THE Prime Minster has led tributes to Oxfordshire cancer drugs campaigner Clive Stone, who has died aged 68.

David Cameron described Mr Stone as "an inspiration" after his family confirmed he passed away peacefully at his Eynsham home on Thursday morning.

A champion of patients' rights, the grandfather-of-two played a key role in setting up the NHS Cancer Drugs Fund and battled 39 brain tumours himself after being diagnosed with kidney cancer in 2007.

The drugs fund – launched in 2010 – has enabled some 80,000 patients to access treatments not otherwise available through the NHS.

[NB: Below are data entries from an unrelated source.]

__global__ void __launch_bounds__(1024) msm_scan_kernel(const uint32_t* __restrict__ counts, uint32_t nb, uint32_t* __restrict__ offsets,
                                                        uint32_t* __restrict__ cursor) {
    __shared__ uint32_t warp_sums[32];
    __shared__ uint32_t carry_s;
    const uint32_t tid = threadIdx.x, per = (nb + 1023u) / 1024u;
    const uint32_t lo = tid * per, hi = min(lo + per, nb);
    uint32_t s = 0;
    if ((per & 3u) == 0 && hi == lo + per) {
        const uint4* v4 = reinterpret_cast<const uint4*>(counts + lo);
        #pragma unroll 4
        for (uint32_t j = 0; j < per / 4; j++) { const uint4 q = __ldg(&v4[j]); s += q.x + q.y + q.z + q.w; }
    } else {
        for (uint32_t j = lo; j < hi; j++) s += counts[j];
    }
    uint32_t v = s;
    #pragma unroll
    for (int d = 1; d < 32; d <<= 1) { uint32_t t = __shfl_up_sync(0xffffffffu, v, d); if ((tid & 31) >= (uint32_t)d) v += t; }
    if ((tid & 31) == 31) warp_sums[tid >> 5] = v;
    __syncthreads();
    if (tid < 32) {
        uint32_t w = warp_sums[tid], x = w;
        #pragma unroll
        for (int d = 1; d < 32; d <<= 1) { uint32_t t = __shfl_up_sync(0xffffffffu, x, d); if (tid >= (uint32_t)d) x += t; }
        warp_sums[tid] = x - w;
        if (tid == 31) carry_s = x;
    }
    __syncthreads();
    uint32_t run = warp_sums[tid >> 5] + v - s;
    for (uint32_t j = lo; j < hi; j++) { offsets[j] = run; cursor[j] = 0; run += counts[j]; }
    if (tid == 0) offsets[nb] = carry_s;
}

__global__ void __launch_bounds__(256) msm_scatter_kernel(const fe* __restrict__ canon, uint32_t n, uint32_t row_stride, int c, int nwin, uint32_t nb,
                                   const uint32_t* __restrict__ offsets, uint32_t* __restrict__ cursor, uint32_t* __restrict__ entries) {
    canon += (size_t)blockIdx.y * n;
    offsets += (size_t)blockIdx.y * nb;
    cursor += (size_t)blockIdx.y * nb;
    const uint64_t tid = (uint64_t)blockIdx.x * blockDim.x + threadIdx.x;
    const uint32_t w = (uint32_t)(tid / n), i = (uint32_t)(tid % n);
    int32_t d = 0;
    if (w < (uint32_t)nwin) d = msm_digit_at(canon[i].l, c, (int)w);
    const uint32_t b = d ? (uint32_t)(d < 0 ? -d : d) - 1u : 0xffffffffu;
    const uint32_t lane = threadIdx.x & 31;
    const uint32_t entry = (w * row_stride + i) | (d < 0 ? 0x80000000u : 0u);
    bool pending = d != 0;
    {
        const uint32_t hot = __ballot_sync(0xffffffffu, pending && b == 0u);
        if (hot) {
            const int leader = __ffs(hot) - 1;
            uint32_t base = 0;
            if ((int)lane == leader) base = atomicAdd(&cursor[0], (uint32_t)__popc(hot));
            base = __shfl_sync(0xffffffffu, base, leader);
            if (pending && b == 0u) {
                entries[offsets[0] + base + (uint32_t)__popc(hot & ((1u << lane) - 1u))] = entry;
                pending = false;
            }
        }
    }
    #pragma unroll
    for (int round = 0; round < MSM_LEADER_ROUNDS; round++) {
        const uint32_t pend = __ballot_sync(0xffffffffu, pending);
        if (!pend) break;
        const int leader = __ffs(pend) - 1;
        const uint32_t lb = __shfl_sync(0xffffffffu, b, leader);
        const bool mine = pending && b == lb;
        const uint32_t same = __ballot_sync(0xffffffffu, mine);
        uint32_t base = 0;
        if ((int)lane == leader) base = atomicAdd(&cursor[lb], (uint32_t)__popc(same));
        base = __shfl_sync(0xffffffffu, base, leader);
        if (mine) {
            entries[offsets[b] + base + (uint32_t)__popc(same & ((1u << lane) - 1u))] = entry;
            pending = false;
        }
    }
    if (pending) entries[offsets[b] + atomicAdd(&cursor[b], 1u)] = entry;
}
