int rf_conv3d_split_pointwise_supported(int cin, int n, int edge, int cout);
int rf_conv3d_split_k3_gn_relu_pointwise_tanh(const float* src, int cin, int n, int edge, const float* gn_affine, const void* w_packed, int cout,
                                              const float* pw_w, const float* pw_b, float post_add, float post_mul, float* out1, void* stream);

int rf_conv3d_split_presplit_supported(int cin, int n, int edge, int cout, int next_groups);
int rf_conv3d_split_presplit(const float* src, int cin, int n, int edge, const float* gn_affine, const void* w_packed, int cout, const float* next_gamma,
                             const float* next_beta, int next_groups, float eps, void* out_presplit, double* stats, void* stream);
int rf_conv3d_up_split_presplit_supported(int c0, int c1, int n, int edge, int cout, int next_groups);
int rf_conv3d_up_split_presplit(const float* src0, int c0, const float* src1, int c1, int n, int edge, const float* gn_affine, const void* w_packed,
                                int cout, const float* next_gamma, const float* next_beta, int next_groups, float eps, void* out_presplit,
                                double* stats, void* stream);
int rf_conv3d_split_pre_supported(int cin, int n, int edge, int cout);
int rf_conv3d_split_pre_stats_tiles(int cin, int n, int edge, int cout);
int rf_conv3d_split_pre_k3_relu(const void* src_presplit, int cin, int n, int edge, const void* w_packed, int cout,
                                float* out, double* stats, float* pool_out, double* pool_stats, void* stream);
int rf_conv3d_up_split_presplit_pm_supported(int c0, int c1, int n, int edge, int cout, int next_groups);
int rf_conv3d_up_split_presplit_pm(const float* src0, int c0, const float* src1, int c1, int n, int edge, const float* gn_affine, const void* w_packed,
                                   int cout, const float* next_gamma, const float* next_beta, int next_groups, float eps, void* out_presplit_pm,
                                   double* stats, void* stream);
int rf_conv3d_split_pre_pm_supported(int cin, int n, int edge, int cout);
int rf_conv3d_split_pre_pm_k3_relu(const void* src_presplit_pm, int cin, int n, int edge, const void* w_packed, int cout,
                                   float* out, double* stats, float* pool_out, double* pool_stats, void* stream);


int rf_conv3d_k3_gn(const float* src0, int c0, const float* src1, int c1, int n, int edge,
                    const float* gn_affine, const float* w_packed, int cout, int relu, float* out, void* stream);
int rf_relu_backward(const float* dy, const float* y, size_t count, float* out, void* stream);
int rf_relu_backward_amax_slots(void);
int rf_relu_backward_amax(const float* dy, const float* y, size_t count, float* out, float* amax_slots, void* stream);
int rf_dgrad_scale_affine(const float* amax_slots, int rows, float* affine, float* scales, void* stream);
int rf_conv3d_split_k3_gn_supported(int cin, int n, int edge, int cout);
int rf_conv3d_split_k3_gn(const float* src, int cin, int n, int edge, const float* gn_affine, const void* w_packed, int cout, int relu,
                          float* out, void* stream);
int rf_maxpool3d_2_backward(const float* x, const float* dy, int n, int c, int edge, float* dx, void* stream);
int rf_upsample3d_2(const float* lo, int n, int c, int edge_lo, float* hi, void* stream);
int rf_sumpool3d_2(const float* hi, int n, int c, int edge, float* lo, void* stream);
int rf_gn_backward(const float* x, const float* dxn, int n, int c, int edge, const float* gamma, int groups, float eps, const float* dxn_inv_scale,
                   float* dx, float* dgamma, float* dbeta, void* ws, size_t ws_bytes, void* stream);
size_t rf_gn_backward_ws_bytes(int n, int c, int edge);
int rf_conv3d_k3_wgrad(const float* x, int cin, int n, int edge, const float* gn_affine, const float* dz, int cout, float* dw, void* ws,
                       size_t ws_bytes, void* stream);
size_t rf_conv3d_k3_wgrad_ws_bytes(int cin, int cout, int n, int edge);
int rf_conv3d_k3_wgrad_split_supported(int cin, int cout, int n, int edge);
size_t rf_conv3d_k3_wgrad_split_ws_bytes(int cin, int cout, int n, int edge);
int rf_conv3d_k3_wgrad_split(const float* x, int cin, int n, int edge, const float* gn_affine, const float* dz, int cout, const float* scales,
                             float* dw, void* ws, size_t ws_bytes, void* stream);

size_t rf_conv3d_valid_leaky_backward_ws_bytes(int n, int cout, int so);
int rf_conv3d_valid_leaky_backward(const float* dy, const float* y, int n, int cout, int so, float slope, float* dz, float* db, void* ws,
                                   size_t ws_bytes, void* stream);
size_t rf_convv_dgrad_packed_floats(int cout, int cin, int k);
int rf_conv3d_valid_dgrad(const float* dz, int n, int cout, int so, const float* wd_packed, int cin, int k, int stride, int s, float* dx, void* stream);
size_t rf_conv3d_valid_wgrad_ws_bytes(int n, int cin, int cout, int so, int k);
int rf_conv3d_valid_wgrad(const float* x, int n, int cin, int s, const float* dz, int cout, int k, int stride, float* dw, void* ws, size_t ws_bytes,
                          void* stream);


int rf_unfold3d(const float* x, int b, int c, int s, int e, float* rows, void* stream);
int rf_fold3d(const float* rows, int b, int c, int s, int e, float* x, void* stream);


int rf_linear_pack_weight(const float* w, int nout, int nin, float* w_packed, void* stream);
size_t rf_linear_packed_floats(int nout, int nin);

#define RF_ACT_NONE 0
#define RF_ACT_RELU 1
#define RF_ACT_LEAKY 2
int rf_linear(const float* x, int rows, int nin, const float* w_packed, const float* bias, int nout,
              int act, float slope, float* y, void* stream);

int rf_linear_wgrad(const float* a, const float* b, int K, int M, int N, float* dw, void* ws, size_t ws_bytes, void* stream);
size_t rf_linear_wgrad_ws_bytes(int K, int M, int N);

int rf_l2_normalize_rows(float* x, int rows, int dim, float eps, void* stream);


#define RF_ATTN_SOFTMAX 0
#define RF_ATTN_GUMBEL_HARD 1
int rf_attn_fuse(const float* x, const float* p, const float* xf, const float* pf, const float* noise,
                 int b, int k, int d, int f, int mode, float sharpness,
                 float* out, float* scores_out, float* weights_out, void* stream);

int rf_attn_gather_retrieved(const float* src, int src_layout, int b, int k, int c, int s, int e, int t,
                             float* p_rows, void* stream);

size_t rf_attn_mlp_split_packed_floats(int n_in);
int rf_attn_mlp_split_pack(const float* w1, const float* w2, const float* w3, const float* w4, int n_in, float* packed_split, void* stream);
int rf_attn_mlp_split_rows(const float* x, int rows, int n_in, const float* packed, const float* packed_split, float* out, void* stream);
int rf_attn_mlp_split_volume(const float* src, int b, int kv, int c, int s, int t, const float* packed, const float* packed_split,
                             float* out, void* stream);
size_t rf_attn_mlp_packed_floats(int n_in);
int rf_attn_mlp_pack(const float* w1, const float* b1, const float* w2, const float* b2, const float* w3, const float* b3,
                     const float* w4, const float* b4, int n_in, float* packed, void* stream);
int rf_attn_mlp_rows(const float* x, int rows, int n_in, const float* packed, float* out, void* stream);
int rf_attn_mlp_volume(const float* src, int b, int kv, int c, int s, int t, const float* packed, float* out, void* stream);
int rf_attn_weights(const float* xf, const float* pf, const float* noise, int rows, int k, int f, int mode, float sharpness,
                    float* weights, float* switches, float* scores_out, void* stream);
int rf_attn_weights_sampled(const float* xf, const float* pf, int rows, int k, int f, float sharpness, void* rng_state,
                            float* weights, float* switches, float* scores_out, float* noise_out, void* stream);
int rf_attn_blend(const float* x, const float* retrieved, int b, int k, int c, int s, int t, const float* weights,
                  const float* switches, float* out, void* stream);
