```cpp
template <int G_BIG, int NJF, int KPC, int H0C, int H1C, int WAVES, bool HALF, bool MB>
__device__ __forceinline__ void v2j_body(const V2JRun& A, const int* __restrict__ ids, const float* __restrict__ dense,
                                         float* __restrict__ out, int B, int* __restrict__ err,
                                         const float* __restrict__ image, const V2JMany* __restrict__ Mp) {
    constexpr int G_EMB = G_BIG + NJF;
    using LD = V2Lds<G_EMB, 4, KPC, H0C, H1C, true>;
    using Set = V2JSet<G_BIG, NJF>;
    constexpr int KP = LD::KP, H0 = H0C * 16;
    constexpr unsigned RB = (KP + 16) * 4;
    static_assert(KP + H0 + 1 <= V2J_SS, "small-field row layout");
    constexpr int NKR = HALF ? 1 : (G_BIG + 1) * KPC;
    static_assert(KPC == 1, "row layout: one 16-float chunk of projections per field");
    static_assert(G_BIG >= 1 && G_BIG <= 3 && NJF >= 1 && NJF <= V2J_MAX_JF, "field split");
    const int tid = threadIdx.x;
    const int lane = tid & 63;
    const int wave = __builtin_amdgcn_readfirstlane(tid >> 6);
    const int r = lane & 15, q = lane >> 4;
    const f32x4 zero = f32x4{0.f, 0.f, 0.f, 0.f};
    const int m_ntpb = MB ? Mp->ntpb : 0;
    const int ntasks = MB ? Mp->n * m_ntpb : (B + 15) >> 4;
    const int task_stride = gridDim.x * WAVES;
    const int wave_global = blockIdx.x * WAVES + wave;
    auto batch_of = [&](int tk, int& tl) {
        if constexpr (MB) {
            const int b = __builtin_amdgcn_readfirstlane(tk / m_ntpb);
            tl = tk - b * m_ntpb;
            return b;
        } else {
            tl = tk;
            return 0;
        }
    };
    float* stage = smem + LD::total_pad + wave * LD::stage_floats;
    const float* small_s = smem + LD::total_pad + WAVES * LD::stage_floats;
    const float* wq = smem + 4 * q;
    bool bad = false;
    const bool aligned = !(A.flags & 1);
    auto clampt = [&](int tk) { return tk < ntasks ? tk : ntasks - 1; };
    const int* const ids0 = ids;
    const float* const dense0 = dense;

    auto ld_raw = [&](int tkg, f32x4& raw) {
        int tk;
// ... 18 lines not shown
            const bool isid = lane < 32;
            const int j = isid ? lane : lane - 32;
            const int n4 = 4 * (isid ? A.F : A.ND);
            if (j < n4) st4(stage + (isid ? 0 : 128) + 4 * j, raw);
        } else {
            stage_task_slow(stage, ids, dense, A.F, A.ND, tk, B, lane);
        }
        const int* sid_row = reinterpret_cast<const int*>(stage) + r * A.F;
        unsigned sid[G_BIG];
#pragma unroll
        for (int b = 0; b < G_BIG; ++b) {
            const int id = sid_row[A.big_col[b]];
            bad |= (unsigned)(id + 1) > (unsigned)A.big_vocab[b];
            sid[b] = min((unsigned)id, (unsigned)A.big_vocab[b]) + A.big_rowbase[b];
        }
#pragma unroll
        for (int f = 0; f < NJF; ++f) {
            const int id = sid_row[A.j_col[f]];
            bad |= (unsigned)(id + 1) > (unsigned)A.j_vocab[f];
            S.so[f] = A.s_off[f] + (int)min((unsigned)id, (unsigned)A.j_vocab[f]) * V2J_SS;
        }
        {
            const float* nrow = stage + 128 + r * A.ND;
            const int c0 = 4 * q, last = A.n_num - 1;
            if constexpr (HALF) {
                S.xn.x = nrow[min(q, last)];
                S.xn.y = nrow[min(q + 4, last)];
            } else {
                S.xn.x = nrow[min(c0 + 0, last)];
                S.xn.y = nrow[min(c0 + 1, last)];
                S.xn.z = nrow[min(c0 + 2, last)];
                S.xn.w = nrow[min(c0 + 3, last)];
            }
        }
        const char* tb = reinterpret_cast<const char*>(A.tab0);
#pragma unroll
        for (int b = 0; b < G_BIG; ++b) S.x[b] = *reinterpret_cast<const f32x4*>(tb + (sid[b] * RB + 16u * q));
        {
            unsigned s0 = sid[0] * RB, s1 = sid[G_BIG > 1 ? 1 : 0] * RB, s2 = sid[G_BIG > 2 ? 2 : 0] * RB;
            asm("" : "+v"(s0), "+v"(s1), "+v"(s2));
            unsigned so = s0;
            if (G_BIG > 1) so = q == 1 ? s1 : so;
            if (G_BIG > 2) so = q == 2 ? s2 : so;
            S.w1a = *reinterpret_cast<const float*>(tb + (so + 4u * KP));
        }
    };

    f32x4 rW0[H0C][NKR], rW1[H1C][H0C];
    f32x4 rwn[KPC], rbpn[KPC], rb1[H1C], rhfm[KPC], rhd[H1C];
    f32x4 rfn = zero;
    float rwn8[2] = {0.f, 0.f}, rfn8[2] = {0.f, 0.f}, rwf[H0C][2];
    f16x8 hWa[HALF ? G_BIG : 1][H0C], hWb[HALF ? G_BIG : 1][H0C];
    f16x8 hSel = {0, 0, 0, 0, 0, 0, 0, 0};
    auto load_weights = [&]() {
        const float* w0r = wq + LD::off_w0 + r * LD::S0;
#pragma unroll
        for (int n0 = 0; n0 < H0C; ++n0) {
            if constexpr (HALF) {
                rwf[n0][0] = small_s[A.wf_off + (n0 * 16 + r) * 8 + q];
                rwf[n0][1] = small_s[A.wf_off + (n0 * 16 + r) * 8 + q + 4];
            } else {
                rW0[n0][0] = ld4(w0r + n0 * 16 * LD::S0 + 16 * G_EMB);
            }
#pragma unroll
            for (int b = 0; b < G_BIG; ++b) {
                const f32x4 w = ld4(w0r + n0 * 16 * LD::S0 + 16 * A.big_grp[b]);
                if constexpr (HALF) {
                    f16x4 hi, lo;
                    split_half4(w, A.w_scale, hi, lo);
                    hWa[b][n0] = f16x8{hi[0], hi[1], hi[2], hi[3], hi[0], hi[1], hi[2], hi[3]};
                    hWb[b][n0] = f16x8{lo[0], lo[1], lo[2], lo[3], lo[0], lo[1], lo[2], lo[3]};
                } else {
                    rW0[n0][(HALF ? 0 : 1 + b)] = w;
                }
            }
        }
        if constexpr (HALF) {
#pragma unroll
            for (int e = 0; e < 8; ++e) hSel[e] = (4 * q + (e & 3) == r) ? (_Float16)1.0f : (_Float16)0.0f;
        }
#pragma unroll
        for (int n1 = 0; n1 < H1C; ++n1) {
#pragma unroll
            for (int j = 0; j < H0C; ++j) rW1[n1][j] = ld4(wq + LD::off_w1 + (n1 * 16 + r) * LD::S1 + 16 * j);
            rb1[n1] = ld4(wq + LD::off_b1 + n1 * 16);
            rhd[n1] = ld4(wq + LD::off_hd + n1 * 16);
        }
#pragma unroll
        for (int nb = 0; nb < KPC; ++nb) {
            rwn[nb] = ld4(wq + LD::off_wn + (nb * 16 + r) * LD::SN);
            rbpn[nb] = ld4(wq + LD::off_bp + G_EMB * KP + nb * 16);
            rhfm[nb] = ld4(wq + LD::off_hfm + nb * 16);
        }
        rfn = ld4(smem + LD::off_fn + 4 * (q & 1));
        if constexpr (HALF) {
            rwn8[0] = smem[LD::off_wn + r * LD::SN + q];
            rwn8[1] = smem[LD::off_wn + r * LD::SN + q + 4];
            rfn8[0] = smem[LD::off_fn + q];
            rfn8[1] = smem[LD::off_fn + q + 4];
        }
    };

    auto compute = [&](const Set& S) -> float {
#pragma clang fp contract(off)
        const f32x4 pnum = S.xn;
        f32x4 pn;
        if constexpr (HALF) {
            const f32x4 e = __builtin_amdgcn_mfma_f32_16x16x4f32(rwn8[0], pnum.x, rbpn[0], 0, 0, 0);
            const f32x4 o = __builtin_amdgcn_mfma_f32_16x16x4f32(rwn8[1], pnum.y, zero, 0, 0, 0);
            pn = e + o;
        } else {
            f32x4 e = rbpn[0], o = zero;
            e = __builtin_amdgcn_mfma_f32_16x16x4f32(rwn[0].x, pnum.x, e, 0, 0, 0);
            o = __builtin_amdgcn_mfma_f32_16x16x4f32(rwn[0].y, pnum.y, o, 0, 0, 0);
            e = __builtin_amdgcn_mfma_f32_16x16x4f32(rwn[0].z, pnum.z, e, 0, 0, 0);
            o = __builtin_amdgcn_mfma_f32_16x16x4f32(rwn[0].w, pnum.w, o, 0, 0, 0);
            pn = e + o;
        }
        float zz = ((q < G_BIG) ? S.w1a : 0.f) + (HALF ? __builtin_fmaf(rfn8[1], pnum.y, rfn8[0] * pnum.x) : ((q < 2) ? dot4f(rfn, pnum) : 0.f));
        f32x4 sp = ld4(small_s + S.so[0] + 4 * q), sq[H0C];
#pragma unroll
        for (int n0 = 0; n0 < H0C; ++n0) sq[n0] = ld4(small_s + S.so[0] + KP + 16 * n0 + 4 * q);
        float ssc = small_s[S.so[0] + KP + H0];
#pragma unroll
        for (int f = 1; f < NJF; ++f) {
            sp += ld4(small_s + S.so[f] + 4 * q);
#pragma unroll
            for (int n0 = 0; n0 < H0C; ++n0) sq[n0] += ld4(small_s + S.so[f] + KP + 16 * n0 + 4 * q);
            ssc += small_s[S.so[f] + KP + H0];
        }
        zz += (q == 3) ? ssc : 0.f;
        f32x4 hA[H0C], hB[H0C];
#pragma unroll
        for (int n0 = 0; n0 < H0C; ++n0) { hA[n0] = sq[n0]; hB[n0] = zero; }
        f32x4 s = sp + pn;
        if constexpr (HALF) {
            f32x4 aFa[H0C], aFb[H0C], aS = zero;
#pragma unroll
            for (int n0 = 0; n0 < H0C; ++n0) { aFa[n0] = zero; aFb[n0] = zero; }
            __builtin_amdgcn_sched_barrier(0);
#pragma unroll
            for (int b = 0; b < G_BIG; ++b) {
                const f16x8 xb = __builtin_bit_cast(f16x8, S.x[b]);
#pragma unroll
                for (int n0 = 0; n0 < H0C; ++n0) aFa[n0] = __builtin_amdgcn_mfma_f32_16x16x32_f16(hWa[b][n0], xb, aFa[n0], 0, 0, 0);
                aS = __builtin_amdgcn_mfma_f32_16x16x32_f16(hSel, xb, aS, 0, 0, 0);
#pragma unroll
                for (int n0 = 0; n0 < H0C; ++n0) aFb[n0] = __builtin_amdgcn_mfma_f32_16x16x32_f16(hWb[b][n0], xb, aFb[n0], 0, 0, 0);
                __builtin_amdgcn_sched_barrier(0);
            }
#pragma unroll
            for (int st = 0; st < 2; ++st)
#pragma unroll
                for (int n0 = 0; n0 < H0C; ++n0)
                    hA[n0] = __builtin_amdgcn_mfma_f32_16x16x4f32(rwf[n0][st], st ? pnum.y : pnum.x, hA[n0], 0, 0, 0);
            s = fma4s(aS, A.unscale_s, s);
#pragma unroll
            for (int n0 = 0; n0 < H0C; ++n0) hB[n0] = (aFa[n0] + aFb[n0]) * A.unscale_h;
        } else {
#pragma unroll
            for (int b = 0; b < G_BIG; ++b) s += S.x[b];
            __builtin_amdgcn_sched_barrier(0);
#pragma unroll
            for (int c = 0; c < NKR; c += 2) {
                const bool hb = c + 1 < NKR;
                const f32x4 pa = c == 0 ? pn : S.x[c > 0 ? c - 1 : 0];
                const f32x4 pb = !hb ? zero : S.x[hb ? c : 0];
#pragma unroll
                for (int st = 0; st < 4; ++st) {
#pragma unroll
                    for (int n0 = 0; n0 < H0C; ++n0)
                        hA[n0] = __builtin_amdgcn_mfma_f32_16x16x4f32(rW0[n0][c][st], pa[st], hA[n0], 0, 0, 0);
                    if (hb) {
#pragma unroll
                        for (int n0 = 0; n0 < H0C; ++n0)
                            hB[n0] = __builtin_amdgcn_mfma_f32_16x16x4f32(rW0[n0][hb ? c + 1 : c][st], pb[st], hB[n0], 0, 0, 0);
                    }
                    __builtin_amdgcn_sched_barrier(0);
                }
            }
        }
        f32x4 h0[H0C];
#pragma unroll
        for (int n0 = 0; n0 < H0C; ++n0) h0[n0] = relu4_fast(hA[n0] + hB[n0]);
        float z = dot4f(rhfm[0], sq_diff4(s, pn));
#pragma unroll
        for (int n1 = 0; n1 < H1C; ++n1) {
            f32x4 e = rb1[n1], o = zero;
#pragma unroll
            for (int j = 0; j < H0C; ++j) {
                e = __builtin_amdgcn_mfma_f32_16x16x4f32(rW1[n1][j].x, h0[j].x, e, 0, 0, 0);
                o = __builtin_amdgcn_mfma_f32_16x16x4f32(rW1[n1][j].y, h0[j].y, o, 0, 0, 0);
                e = __builtin_amdgcn_mfma_f32_16x16x4f32(rW1[n1][j].z, h0[j].z, e, 0, 0, 0);
                o = __builtin_amdgcn_mfma_f32_16x16x4f32(rW1[n1][j].w, h0[j].w, o, 0, 0, 0);
            }
            z += dot4f(rhd[n1], relu4_fast(e + o));
        }
        z += zz;
        z = rows4_sum(z);
        return sigmoidf_fast(z + A.h0w * A.fo_bias + A.head_bias);
    };
    auto store = [&](int tkg, float score) {
        int tk;
        const int bi = batch_of(tkg, tk);
        float* out_b = MB ? Mp->out[bi] : out;
        const int m = tk * 16 + r;
        if (q == 0 && m < B) out_b[m] = score;
    };

    Set SA, SB;
    f32x4 rawA = zero, rawB = zero;
    int tA = wave_global, tB = wave_global + task_stride;
    if (ntasks > 0) {
        ld_raw(clampt(tA), rawA);
        ld_raw(clampt(tB), rawB);
    }
#pragma unroll 1
    for (int c = wave; c < LD::total_pad / 256; c += WAVES) lds_dma16(image + c * 256 + lane * 4, smem + c * 256);
#pragma unroll 1
    for (int c = wave; c < A.small_floats / 256; c += WAVES) lds_dma16(A.small + c * 256 + lane * 4, smem + LD::total_pad + WAVES * LD::stage_floats + c * 256);
    const bool two = tA < ntasks && ntasks <= 2 * task_stride;
    constexpr int NG = G_BIG + 1;
    static_assert(NG < 16, "s_waitcnt immediate below encodes vmcnt < 16");
    if (two) {
        gather(tA, rawA, SA);
        __builtin_amdgcn_s_waitcnt(0x0F70 | NG);
    } else {
        __builtin_amdgcn_s_waitcnt(0x0F70);
    }
    __builtin_amdgcn_s_barrier();
    load_weights();
    if (tA >= ntasks) {
    } else if (two) {
        gather(clampt(tB), rawB, SB);
        store(tA, compute(SA));
        if (tB < ntasks) store(tB, compute(SB));
    } else {
        gather(tA, rawA, SA);
        ld_raw(clampt(tA + 2 * task_stride), rawA);
        gather(clampt(tB), rawB, SB);
        ld_raw(clampt(tB + 2 * task_stride), rawB);
        for (;;) {
            store(tA, compute(SA));
            tA += 2 * task_stride;
            gather(clampt(tA), rawA, SA);
            ld_raw(clampt(tA + 2 * task_stride), rawA);
            if (tB >= ntasks) break;
            store(tB, compute(SB));
            tB += 2 * task_stride;
// ... 20 lines not shown
```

Speaking yesterday, Witney MP Mr Cameron said: "Clive Stone was an inspiration to me and I am so sorry to learn of his passing.

"He was an amazing man who made such a difference to so many people’s lives.

"He will be much missed and I will remember him very fondly."

A former Oxford Mail columnist and ex-bank manager, Mr Stone's achievements included fighting successfully to make the life-extending kidney cancer drug Sunitinib available on the NHS in 2009.

And the following year he persuaded Mr Cameron – his constituency MP – to allocate £200m to an emergency drug fund for cancer patients.

He was also the founder of the campaign group Justice for Kidney Cancer Patients, formed in 2008.

Mr Stone lost his 61-year-old wife, Jan, to breast cancer in 2011. She was diagnosed in 2009, two years after her husband was found to have the disease.

Details of Mr Stone's funeral have not yet been confirmed, his family said.